What to do: The answer must be every line of the records below that contains the word "threadIdx".

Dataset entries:
template <int MODE, bool DPPHALO>
__global__ __launch_bounds__(256) void dwconv3x3_fast_kernel(const float* __restrict__ x, const float* __restrict__ w,
                                                             int64_t w_bs, const float* __restrict__ bias, int64_t b_bs,
                                                             float* __restrict__ out, int Cout, int H, int W) {
    const int W4 = W >> 2, HB = H / RB;
    const int i = blockIdx.x * blockDim.x + threadIdx.x;
    if (i >= HB * W4) return;
    const int yb = i / W4, y0 = yb * RB, x0 = (i - yb * W4) * 4;
    const int c = blockIdx.y, b = blockIdx.z;
    const int Cin = (MODE == 2) ? 2 * Cout : Cout;
    const int64_t HW = (int64_t)H * W;
    const float* wb = w + (int64_t)b * w_bs;
    const float* bb = bias ? bias + (int64_t)b * b_bs : wb;
    const float bm = bias ? 1.f : 0.f;
    const float b0 = bb[bias ? c : 0] * bm;
    const float b1 = (MODE == 2) ? bb[bias ? c + Cout : 0] * bm : 0.f;
    const float* pl = x + ((int64_t)b * Cin + c) * HW;
    float a0[RB][4], a1[RB][4];
#pragma unroll
    for (int r = 0; r < RB; ++r)
#pragma unroll
        for (int j = 0; j < 4; ++j) a0[r][j] = a1[r][j] = 0.f;
    dw_block_fast<DPPHALO>(pl, H, W, y0, x0, wb + (int64_t)c * 9, a0);
    if (MODE == 2) dw_block_fast<DPPHALO>(x + ((int64_t)b * Cin + c + Cout) * HW, H, W, y0, x0, wb + (int64_t)(c + Cout) * 9, a1);
    float4 self[RB];
    if (MODE == 3) {
#pragma unroll
        for (int r = 0; r < RB; ++r) self[r] = *reinterpret_cast<const float4*>(pl + (int64_t)(y0 + r) * W + x0);
    }
#pragma unroll
    for (int r = 0; r < RB; ++r) {
        float o[4];
        const float sv[4] = {MODE == 3 ? self[r].x : 0.f, MODE == 3 ? self[r].y : 0.f, MODE == 3 ? self[r].z : 0.f, MODE == 3 ? self[r].w : 0.f};
#pragma unroll
        for (int j = 0; j < 4; ++j) {
            const float v = a0[r][j] + b0;
            if (MODE == 2) o[j] = bem_gelu_fast(v) * (a1[r][j] + b1);
            else if (MODE == 1) o[j] = bem_silu(v);
            else if (MODE == 3) o[j] = sv[j] + fmaxf(v, 0.f);
            else o[j] = v;
        }
        *reinterpret_cast<float4*>(out + ((int64_t)b * Cout + c) * HW + (int64_t)(y0 + r) * W + x0) = make_float4(o[0], o[1], o[2], o[3]);
    }
}

constexpr int TH = 8, TW = 32, COB = 16, CIB = 8;

template <int KH, int KW, int S>
__global__ __launch_bounds__(256) void conv2d_kernel(const float* __restrict__ x, int64_t x_bs,
                                                     const float* __restrict__ w, const float* __restrict__ bias,
                                                     const float* __restrict__ res1, const float* __restrict__ res2,
                                                     float* __restrict__ out, int Cin, int H, int W, int Cout,
                                                     int Ho, int Wo, int pad, int relu, int tilesX) {
    constexpr int PH = (TH - 1) * S + KH, PW = (TW - 1) * S + KW;
    constexpr int PWP = PW + 1;
    __shared__ float patch[CIB][PH][PWP];
    __shared__ __attribute__((aligned(16))) float wl[CIB][KH * KW][COB];
    const int tile = blockIdx.x;
    const int ty0 = (tile / tilesX) * TH, tx0 = (tile % tilesX) * TW;
    const int co0 = blockIdx.y * COB;
    const int b = blockIdx.z;
    const int tx = threadIdx.x & 31, ty = threadIdx.x >> 5;
    const int oy = ty0 + ty, ox = tx0 + tx;
    const int iy0 = ty0 * S - pad, ix0 = tx0 * S - pad;
    const float* xb = x + (int64_t)b * x_bs;
    float acc[COB];
#pragma unroll
    for (int i = 0; i < COB; ++i) acc[i] = 0.f;
    for (int ci0 = 0; ci0 < Cin; ci0 += CIB) {
        __syncthreads();
        for (int i = threadIdx.x; i < CIB * PH * PW; i += 256) {
            const int cc = i / (PH * PW), rem = i - cc * (PH * PW);
            const int py = rem / PW, px = rem - py * PW;
            const int ci = ci0 + cc, iy = iy0 + py, ix = ix0 + px;
            float v = 0.f;
            if (ci < Cin && iy >= 0 && iy < H && ix >= 0 && ix < W) v = xb[((int64_t)ci * H + iy) * W + ix];
            patch[cc][py][px] = v;
        }
        for (int i = threadIdx.x; i < CIB * KH * KW * COB; i += 256) {
            const int o = i % COB, t = (i / COB) % (KH * KW), cc = i / (COB * KH * KW);
            const int ci = ci0 + cc, co = co0 + o;
            wl[cc][t][o] = (ci < Cin && co < Cout) ? w[(((int64_t)co * Cin + ci) * KH * KW) + t] : 0.f;
        }
        __syncthreads();
#pragma unroll 2
        for (int cc = 0; cc < CIB; ++cc) {
#pragma unroll
            for (int ky = 0; ky < KH; ++ky) {
#pragma unroll
                for (int kx = 0; kx < KW; ++kx) {
                    const float v = patch[cc][ty * S + ky][tx * S + kx];
                    const float4* wq = reinterpret_cast<const float4*>(&wl[cc][ky * KW + kx][0]);
#pragma unroll
                    for (int q = 0; q < COB / 4; ++q) {
                        const float4 ww = wq[q];
                        acc[4 * q] = fmaf(ww.x, v, acc[4 * q]);
                        acc[4 * q + 1] = fmaf(ww.y, v, acc[4 * q + 1]);
                        acc[4 * q + 2] = fmaf(ww.z, v, acc[4 * q + 2]);
                        acc[4 * q + 3] = fmaf(ww.w, v, acc[4 * q + 3]);
                    }
                }
            }
        }
    }
    if (oy >= Ho || ox >= Wo) return;
#pragma unroll
    for (int o = 0; o < COB; ++o) {
        const int co = co0 + o;
        if (co >= Cout) break;
        float v = acc[o] + (bias ? bias[co] : 0.f);
        if (relu) v = fmaxf(v, 0.f);
        const int64_t idx = (((int64_t)b * Cout + co) * Ho + oy) * Wo + ox;
        if (res1) v += res1[idx];
        if (res2) v += res2[idx];
        out[idx] = v;
    }
}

Response to this task:
    const int i = blockIdx.x * blockDim.x + threadIdx.x;
    const int tx = threadIdx.x & 31, ty = threadIdx.x >> 5;
        for (int i = threadIdx.x; i < CIB * PH * PW; i += 256) {
        for (int i = threadIdx.x; i < CIB * KH * KW * COB; i += 256) {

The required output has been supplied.